Induction of NO was determined by examining iNOS mRNA (by RT-PCR), iNOS enzyme expression (by flow cytometry) and the accumulation of NO reaction products (nitrite level by the Griess reaction).
Treatment with monovalent Fab fragments does not cause NO release, iNOS expression, or mRNA expression, so simple ligation or binding of the surface MHC class I molecule is insufficient to stimulate NO synthesis. The induction of the NO pathway cannot be due to ligation of the cell surface Fc receptor because treatment of the cells with W6/32 Fc fragments or control IgG did not elicit NO release or iNOS expression whilst treatment with W6/32 F(ab′)2 fragments did induce NO synthesis.
This then suggests that it is the dimerization of MHC class I molecules on the cell surface that is responsible for the iNOS up-regulation.

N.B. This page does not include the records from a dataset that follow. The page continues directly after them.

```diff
@@ -825,15 +847,16 @@
   const unsigned long long t0_wall = clk ? (unsigned long long)wall_clock64() : 0ull, t0_core = clk ? (unsigned long long)clock64() : 0ull;
   if (clk && threadIdx.x == 0) atomicMax(slot, ~t0_wall);
   const uint32_t gid = blockIdx.x * 256u + threadIdx.x;
-  if (gid >= (order ? *num_segments : ids)) return;
-  const uint32_t sgm = order ? order[gid] : gid;
-  const uint32_t g = seg_bucket[sgm];
-  if (g == TE_SEG_INVALID) return;
+  if (gid >= (num_segments ? *num_segments : ids)) return;
+  const uint4 dq = desc[gid];
+  const te_segdesc::words dw{{dq.x, dq.y, dq.z, dq.w}};
+  if (!te_segdesc::is_valid(dw)) return;
+  const te_segdesc::fields sd = te_segdesc::unpack(dw);
+  const uint32_t g = sd.g, sgm = sd.id, cnt = sd.cnt;
   const uint32_t k = g >> logB;
   recs += (size_t)slabs.s[k / win_per_msm] * n;
-  const uint32_t part = sgm - seg_base[g];
-  const uint32_t cnt = seg_lenv[sgm];
-  const uint32_t* lst = sorted + (size_t)k * n + bucket_start[g] + part * seg_len;
+  const uint32_t part = sd.first ? 0u : 1u;
+  const uint32_t* lst = sorted + (size_t)k * n + sd.pos;
   ete_t<N> acc = (onto && part == 0u) ? load_ete<N>(buckets + g) : ete_identity_t<N>();
   if (cnt) {
     const uint32_t last = cnt - 1u;
@@ -885,8 +908,7 @@
       if (two) acc = ete_madd(acc, pnt_cneg(rec_b, (e_n >> 31) != 0u));
     }
   }
-  const bool whole = bucket_count[g] <= seg_len;
-  store_ete<N>(whole ? buckets + g : seg_out + sgm, acc);
+  store_ete<N>(sd.whole ? buckets + g : seg_out + sgm, acc);
   if (clk && (uint32_t)__lane_id() == (uint32_t)__ffsll((long long)__ballot(1)) - 1u) {
     const unsigned long long t1_wall = (unsigned long long)wall_clock64(), t1_core = (unsigned long long)clock64();
     atomicMax(slot + TE_CLK_SLOTS, t1_wall);
diff --git a/webgpu-msm-twisted-edwards_amd/csrc/seg_desc.hpp b/webgpu-msm-twisted-edwards_amd/csrc/seg_desc.hpp
--- /dev/null
+++ b/webgpu-msm-twisted-edwards_amd/csrc/seg_desc.hpp
@@ -0,0 +1,40 @@
+#pragma once
+
+#include <cstdint>
+
+#if defined(__HIPCC__) || defined(__CUDACC__)
+#define TE_SD_FN __host__ __device__ __forceinline__
+#else
+#define TE_SD_FN inline
+#endif
+
+namespace te_segdesc {
+
+constexpr uint32_t kInvalid = 0xffffffffu;
+constexpr uint32_t kBucketBits = 30u;
+constexpr uint32_t kBucketMask = (1u << kBucketBits) - 1u;
+constexpr uint32_t kFirstBit = 1u << 30, kWholeBit = 1u << 31;
+constexpr uint64_t kMaxBuckets = (1ull << kBucketBits) - 1u;
+constexpr uint64_t kMaxEntries = 1ull << 32;
+constexpr uint64_t kMaxIds = 0xffffffffull;
+
+struct words { uint32_t w[4]; };
+struct fields {
+  uint32_t g, pos, cnt, id;
+  bool first;
+  bool whole;
+};
+
+TE_SD_FN bool fits(uint64_t buckets, uint64_t n, uint64_t ids) { return buckets <= kMaxBuckets && n < kMaxEntries && ids <= kMaxIds; }
+TE_SD_FN bool packable(uint64_t g, uint64_t pos, uint64_t cnt, uint64_t id) { return g < kMaxBuckets && pos < kMaxEntries && cnt < kMaxEntries && id < kMaxIds; }
+
+TE_SD_FN words pack(uint32_t g, uint32_t pos, uint32_t cnt, uint32_t id, bool first, bool whole) {
+  return words{{g | (first ? kFirstBit : 0u) | (whole ? kWholeBit : 0u), pos, cnt, id}};
+}
+TE_SD_FN words invalid() { return words{{kInvalid, 0u, 0u, kInvalid}}; }
+TE_SD_FN bool is_valid(const words& d) { return d.w[0] != kInvalid; }
+TE_SD_FN fields unpack(const words& d) {
+  return fields{d.w[0] & kBucketMask, d.w[1], d.w[2], d.w[3], (d.w[0] & kFirstBit) != 0u, (d.w[0] & kWholeBit) != 0u};
+}
+
+}
diff --git a/webgpu-msm-twisted-edwards_amd/csrc/te_msm.hip b/webgpu-msm-twisted-edwards_amd/csrc/te_msm.hip
--- a/webgpu-msm-twisted-edwards_amd/csrc/te_msm.hip
+++ b/webgpu-msm-twisted-edwards_amd/csrc/te_msm.hip
@@ -80,6 +80,7 @@
   dev_buf<uint32_t> d_part_start, d_part_count, d_part_idx, d_seg_part_base;
   dev_buf<uint32_t> d_bucket_start, d_bucket_cursor, d_sorted;
   dev_buf<uint32_t> d_seg_base, d_seg_bucket, d_seg_lenv, d_order;
+  dev_buf<uint4> d_seg_desc;
   dev_buf<uint32_t> d_split_list, d_chunk_list;
   dev_buf<uint8_t> d_seg_out, d_buckets, d_red[4];
   dev_buf<uint32_t> d_zero; size_t zero_words = 0;
@@ -115,7 +116,7 @@
   dev_buf<uint32_t> d_in_idx;
   template <typename WS, typename F> static void each_buffer(WS& ws, F&& f) {
     f(ws.d_recs); f(ws.d_digits); f(ws.d_part_keys); f(ws.d_part_start); f(ws.d_part_count); f(ws.d_part_idx); f(ws.d_seg_part_base);
-    f(ws.d_bucket_start); f(ws.d_bucket_cursor); f(ws.d_sorted); f(ws.d_seg_base); f(ws.d_seg_bucket); f(ws.d_seg_lenv); f(ws.d_order);
+    f(ws.d_bucket_start); f(ws.d_bucket_cursor); f(ws.d_sorted); f(ws.d_seg_base); f(ws.d_seg_bucket); f(ws.d_seg_lenv); f(ws.d_order); f(ws.d_seg_desc);
     f(ws.d_split_list); f(ws.d_chunk_list); f(ws.d_seg_out); f(ws.d_buckets); for (auto& b : ws.d_red) f(b);
     f(ws.d_zero); f(ws.d_in_points); f(ws.d_in_scalars); f(ws.d_fb_remap); f(ws.d_batch_rows); f(ws.d_in_idx);
   }
@@ -326,7 +327,9 @@
   if ((rc = make_room(ctx, ws.d_bucket_cursor, wb))) return rc;
   if ((rc = make_room(ctx, ws.d_seg_part_base, (size_t)p.nw * p.P))) return rc;
   const size_t smax = sz.smax + 16;
+  if (!te_segdesc::fits(wb, n, smax)) return set_err(ctx, TE_MSM_EINVAL, "plan beyond the segment descriptor's fields: buckets < 2^30 - 1, n < 2^32, segment ids < 2^32 - 1");
   if ((rc = make_room(ctx, ws.d_order, smax))) return rc;
+  if ((rc = make_room(ctx, ws.d_seg_desc, smax))) return rc;
   if ((rc = make_room(ctx, ws.d_seg_bucket, smax))) return rc;
   if ((rc = make_room(ctx, ws.d_seg_lenv, smax))) return rc;
   if ((rc = make_room(ctx, ws.d_seg_out, smax * ab))) return rc;
@@ -488,6 +491,8 @@
         oa.order_cols = std::min(64u, std::max(by_regs, (uint32_t)std::max(1, 128 / p.nw)));
       }
       oa.max_len = std::min(p.seg_len, 1023u);
+      oa.ds.seg_bucket = ws.d_seg_bucket; oa.ds.seg_base = ws.d_seg_base; oa.ds.bucket_start = ws.d_bucket_start; oa.ds.bucket_count = ws.d_bucket_count;
+      oa.ds.desc = ws.d_seg_desc; oa.ds.seg_len = p.seg_len; oa.ds.by_id = ctx->opt_sort ? 0u : 1u;
       if (p.packed)
         hipLaunchKernelGGL(te::k_l2_place_order<true>, dim3(oa.order_cols + l2_blocks, p.nw), dim3(256), 0, stream, ws.d_part_keys, ws.d_part_idx, ws.d_part_start,
                            ws.d_part_count, ws.d_bucket_cursor, ws.d_sorted, sg, oa);
@@ -505,11 +510,10 @@
     mark(ST_ACCUM);
     if (p.nw > 0) {
       const uint32_t n32 = this->n32(), smax = this->smax();
-      const uint32_t* order = ctx->opt_sort ? ws.d_order : nullptr;
       using slot_t = typename te::rec_kind<N, RK>::slot;
       hipLaunchKernelGGL((te::k_accumulate<N, RK>), dim3((smax + 255) / 256), dim3(256), 0, stream, reinterpret_cast<const slot_t*>(bound ? bound : recs_out()), ws.d_sorted,
-                         ws.d_bucket_start, ws.d_bucket_count, ws.d_seg_base, ws.d_seg_bucket, ws.d_seg_lenv, order, ws.d_num_seg,
-                         reinterpret_cast<te::ete_t<N>*>(ws.d_buckets.p), reinterpret_cast<te::ete_t<N>*>(ws.d_seg_out.p), n32, p.logB, p.seg_len, smax, onto ? 1u : 0u,
+                         ws.d_seg_desc.p, ctx->opt_sort ? ws.d_num_seg : nullptr,
+                         reinterpret_cast<te::ete_t<N>*>(ws.d_buckets.p), reinterpret_cast<te::ete_t<N>*>(ws.d_seg_out.p), n32, p.logB, smax, onto ? 1u : 0u,
                          ragged ? (uint32_t)p.nw : (uint32_t)p.nw1, ragged ? te::batch_slabs{} : slabs(),
                          prof ? reinterpret_cast<unsigned long long*>(ws.d_zero + Z_CLOCK) : nullptr);
     }
@@ -3156,6 +3160,8 @@
   else if (!strcmp(stage, "seg_bucket")) { src = ws.d_seg_bucket; bytes = ((uint64_t)p.nw * p.B + (uint64_t)p.nw * (n / p.seg_len)) * 4; }
   else if (!strcmp(stage, "seg_len")) { src = ws.d_seg_lenv; bytes = ((uint64_t)p.nw * p.B + (uint64_t)p.nw * (n / p.seg_len)) * 4; }
   else if (!strcmp(stage, "order")) { src = ws.d_order; bytes = ((uint64_t)p.nw * p.B + (uint64_t)p.nw * (n / p.seg_len)) * 4; }
+  else if (!strcmp(stage, "seg_desc")) { src = ws.d_seg_desc; bytes = ((uint64_t)p.nw * p.B + (uint64_t)p.nw * (n / p.seg_len)) * 16; }
+  else if (!strcmp(stage, "seg_base")) { src = ws.d_seg_base; bytes = (uint64_t)p.nw * p.B * 4; }
   else if (!strcmp(stage, "part_start")) { src = ws.d_part_start; bytes = (uint64_t)p.nw * p.P * 4; }
   else if (!strcmp(stage, "part_count")) { src = ws.d_part_count; bytes = (uint64_t)p.nw * p.P * 4; }
   else if (!strcmp(stage, "part_keys") && !p.packed) { src = ws.d_part_keys; bytes = (uint64_t)p.nw * p.nst * 2; }
```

Cross-linking of both MHC class I and MHC class II molecules has been shown to lead to signal transduction. Induction of the iNOS pathway in murine macrophages has been shown to follow MHC class II cross-linking.18,19 Cross-linking of MHC class I can induce proliferation in human peripheral blood mononuclear cells 21 and has been shown to induce tyrosine phosphorylation in human T cells. 30
The mechanisms that lead to up-regulation of iNOS following the dimerization of MHC class I are as yet unknown, as is the immunological significance of this pathway. However, the fact that NO production is linked to endogenous antigen presentation by human monocytes suggests that NO may have other roles than those already shown.
In conclusion, we show here that there is a link between innate and acquired immune mechanisms mediated by NO and MHC class I.